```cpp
template <class Sys, int NWAVES = 1, int SCHEME = 0>
__global__ __launch_bounds__(64 * NWAVES, 1)
void hs_solve_fused_kernel(int B, int* ticket, HsSolveOpts o, VarScale vs, double* __restrict__ z, const double* __restrict__ lb,
                           const double* __restrict__ ub, double* lam, double* scratch, long scratch_stride,
                           const double* __restrict__ params, int params_stride, double* cost, int32_t* status,
                           int32_t* iters, double* kkt, unsigned long long poison, ParkArgs pk, CoopArgs co) {
  using W = HsFused<Sys, NWAVES, SCHEME>;
  extern __shared__ __attribute__((aligned(16))) char smem_fused[];
  typename W::Ctx c;
  c.N = o.N; c.K = W::npoints(o.N); c.n = c.K * W::NW; c.lane = threadIdx.x & 63; c.tid = threadIdx.x;
  c.wave = __builtin_amdgcn_readfirstlane(threadIdx.x >> 6);
  c.h = o.h; c.h6 = o.h / 6.0; c.h8 = o.h / 8.0;
  const bool coop = W::MLP && co.maxh > 0;
  const bool fixed = coop && B <= (int)gridDim.x;
  const int nboards = fixed ? B : (int)gridDim.x;
  const bool can_own = !fixed || (int)blockIdx.x < B;
  c.nh = 0; c.hidx = 0;
  c.board = (coop && can_own) ? co.boards + blockIdx.x : nullptr; c.coop_abort = co.abort;
  c.pubx = (coop && can_own) ? co.pub + (long)blockIdx.x * co.pub_stride : nullptr;
  c.publam = c.pubx ? c.pubx + c.n : nullptr; c.pubf = c.pubx ? c.publam + W::MLAM * c.N * W::NS : nullptr;
  double* s = scratch + (long)(can_own ? blockIdx.x : 0u) * scratch_stride;
  c.zr = s; c.hr = s + W::off_hr(c.N); c.st = s + W::off_st(c.N); c.kg = s + W::off_kg(c.N);
  c.kgA = c.kg; c.kgB = s + W::off_kg2(c.N); c.pt = s + W::off_pt(c.N);
  c.hb = s + W::off_hb(c.N); c.mb = s + W::off_mb(c.N); c.h_valid = false;
  c.fw = s + W::off_fw(c.N);
  double* const lam_own = s + W::off_lam(c.N);
  double* l = reinterpret_cast<double*>(smem_fused);
  c.z = l; l += c.n;
  if constexpr (W::ZLU_GLOBAL) { c.zL = s + W::off_zlu(c.N); c.zU = c.zL + c.n; }
  else { c.zL = l; l += c.n; c.zU = l; l += c.n; }
  c.dz = l; l += c.n;
  c.sLam = l; l += W::MLAM * c.N * W::NS;
  c.sB = l; l += 6 * W::NW;
  c.sStash = l; l += 2 * NWAVES * W::NREC;
  c.sTot = l; l += 2 * NWAVES * W::NTOT;
  c.sTr = l; l += 2 * NWAVES * 2 * W::NS;
  c.sRed = l; l += NWAVES * W::NRED;
  c.sMisc = l; l += 8;
  c.xA = l; c.xB = l + W::EXCH;
  c.sTh = l + W::NXB * W::EXCH; c.sJn = c.sTh + W::TL_TH;
  W::use_set(c, c.kgA, c.xA);
  c.sF = reinterpret_cast<double*>(smem_fused) + W::lds_solver_doubles(c.N);
  c.wl = c.sF + c.K * W::NS;
  if constexpr (W::MLP) {
    if (params_stride == 0) {
      SysParams<Sys> pw;
      pw.load(params, 0, 0);
      NodeMfma64::load_weights(pw.get(), c.wl, c.tid, W::NT);
      __syncthreads();
    }
  }
  if constexpr (W::MLP) {
    if (coop) {
      if (c.tid == 0) {
        W::coop_seq(c) = 0; W::coop_target(c) = 0;
        if (c.board) __hip_atomic_store(&c.board->xcc, 1u + coop_xcc_id(), __ATOMIC_RELAXED, __HIP_MEMORY_SCOPE_AGENT);
      }
      __syncthreads();
    }
  }
  bool took = false;
  c.gen = 0;
  for (;;) {
    int t = 0;
    if (c.tid == 0) t = fixed ? ((can_own && !took) ? (int)blockIdx.x : B) : atomicAdd(ticket, 1);
    took = true;
    if constexpr (NWAVES > 1) {
      if (c.tid == 0) reinterpret_cast<int*>(c.sMisc)[0] = t;
      __syncthreads();
      t = reinterpret_cast<int*>(c.sMisc)[0];
    }
    long b = __builtin_amdgcn_readfirstlane(t);
    if (pk.mode == 2) {
      if (b >= pk.count[0]) break;
      b = pk.perm[b];
    } else if (b >= B) break;
    double* zg = z + b * (long)c.n;
    c.lb = lb + b * (long)c.n; c.ub = ub + b * (long)c.n;
    double* lamg = lam ? lam + b * (long)(W::MLAM * c.N * W::NS) : lam_own;
    if (poison) {
      __syncthreads();
      const unsigned int keep_seq = W::coop_seq(c), keep_target = W::coop_target(c);
      __syncthreads();
      double* l0 = reinterpret_cast<double*>(smem_fused);
      const int nl = W::lds_solver_doubles(c.N) + (W::MLP ? c.K * W::NS : 0);
      const unsigned long long salt = (unsigned long long)b * 1315423911ULL + blockIdx.x;
      for (int i = c.tid; i < nl; i += W::NT) l0[i] = poison_value(poison, (unsigned long long)i, salt);
      for (long i = c.tid; i < scratch_stride; i += W::NT) s[i] = poison_value(poison, (unsigned long long)i + (1ULL << 32), salt);
      __syncthreads();
      if (c.tid == 0) { W::coop_seq(c) = keep_seq; W::coop_target(c) = keep_target; }
      __syncthreads();
    }
#ifdef MYR_TRACE
    c.traj = (int)b;
#endif
    c.pp.load(params, b, params_stride);
    c.pp.set_scale(vs.s);
    if constexpr (W::MLP) {
      if (params_stride != 0) {
        NodeMfma64::load_weights(c.pp.get(), c.wl, c.tid, W::NT);
        __syncthreads();
      }
    }
    HsSolveResult r;
#ifdef MYR_PHASE_TIMING
    for (int i = 0; i < 16; ++i) c.tph[i] = 0;
    c.t0 = clock64();
#endif
    if constexpr (W::MLP) {
      c.nh = 0;
      c.gen = (c.gen + 1u) & MYR_COOP_GEN_MASK;
      if (coop && c.tid == 0) {
        __hip_atomic_store(&c.board->att, MYR_COOP_RUNNING | (c.gen << 16), __ATOMIC_RELAXED, __HIP_MEMORY_SCOPE_AGENT);
      }
    }
    if constexpr (NWAVES == 1 || W::MLP) W::solve(c, o, zg, r, pk.mode, pk.k1, pk.state + b * pk.stride);
    else W::solve(c, o, zg, r);
    if (r.status != MYR_STATUS_PARKED_) {
      for (int i = c.tid; i < c.n; i += W::NT) zg[i] = c.z[i];
      for (int i = c.tid; i < W::MLAM * c.N * W::NS; i += W::NT) lamg[i] = c.sLam[i];
    }
#ifdef MYR_PHASE_TIMING
    if (c.lane == 0 && b < 4) {
      printf("traj %ld wave %d it %d: backward %lld hess %lld fold %lld chunk %lld wait %lld join %lld first %lld ricc %lld nu %lld forward %lld ls %lld\n",
             b, c.wave, r.iters, c.tph[0], c.tph[4], c.tph[3], c.tph[13], c.tph[5], c.tph[9], c.tph[10], c.tph[6], c.tph[7], c.tph[8], c.tph[11]);
    }
    if (!W::MLP && c.tid == 0 && blockIdx.x == 0) {
      printf("  workgroup 0, traj %ld it %d: backward pass in parts (cycles): linearisation %lld stage maps %lld scan + multipliers %lld\n", b, r.iters, bw_tph_[0], bw_tph_[1], bw_tph_[2]);
      bw_tph_[0] = bw_tph_[1] = bw_tph_[2] = 0;
    }
    if (W::MLP && c.tid == 0 && blockIdx.x == 0) {
      printf("  workgroup 0, traj %ld it %d: network passes of wavefront 0 (cycles): MODE0 %lld MODE3 %lld MODE4 %lld\n", b, r.iters, node_tph_[0], node_tph_[3], node_tph_[4]);
      node_tph_[0] = node_tph_[3] = node_tph_[4] = 0;
      for (int m = 0; m < 5; m += (m == 0 ? 3 : 1)) {
        printf("    MODE %d segments: inputs %lld | layer 1 + sigmoids %lld | layer 2 %lld | sigmoids 2 %lld | activations stored / loaded %lld | last layer %lld | tangents / contraction %lld\n", m,
               node_seg_[m][0], node_seg_[m][1], node_seg_[m][2], node_seg_[m][3], node_seg_[m][4], node_seg_[m][5], node_seg_[m][6]);
        for (int q = 0; q < 8; ++q) node_seg_[m][q] = 0;
      }
    }
#endif
    if (c.tid == 0) {
      if (cost) cost[b] = r.cost;
      if (status) status[b] = r.status;
      if (iters) iters[b] = r.iters;
      if (kkt) { kkt[3 * b] = r.feas; kkt[3 * b + 1] = r.stat; kkt[3 * b + 2] = r.compl_; }
    }
    W::wsync();
    if constexpr (W::MLP) {
      if (coop) {
        if (c.tid == 0) {
          (void)__hip_atomic_exchange(&c.board->att, 0u, __ATOMIC_RELAXED, __HIP_MEMORY_SCOPE_AGENT);
          coop_release();
          const unsigned int seq = ++W::coop_seq(c);
          __hip_atomic_store(&c.board->cmd, ((unsigned long long)seq << 32) | ((unsigned long long)c.gen << 16) | (unsigned long long)MYR_COOP_EXIT, __ATOMIC_RELAXED, __HIP_MEMORY_SCOPE_AGENT);
          coop_release();
          (void)__hip_atomic_fetch_add(co.abort + 1, 1, __ATOMIC_RELAXED, __HIP_MEMORY_SCOPE_AGENT);
        }
        c.nh = 0;
        __syncthreads();
      }
    }
  }
  if constexpr (W::MLP) {
    if (coop) {
      typename W::HelpArgs ha;
      ha.N = c.N; ha.K = c.K; ha.n = c.n; ha.lane = c.lane; ha.wave = c.wave; ha.tid = c.tid; ha.h6 = c.h6; ha.h8 = c.h8;
      ha.z = c.z; ha.sLam = c.sLam; ha.sF = c.sF; ha.wl = c.wl; ha.sMisc = c.sMisc;
      ha.co = co; ha.scratch = scratch; ha.scratch_stride = scratch_stride; ha.B = B; ha.nboards = nboards;
      W::coop_help(ha);
    }
  }
}

}
```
------------------------------------------------------------------------
Your instructions: In which lines of the records does the word "cost" appear? Copy each of them.

Response to the task:
                           const double* __restrict__ params, int params_stride, double* cost, int32_t* status,
      if (cost) cost[b] = r.cost;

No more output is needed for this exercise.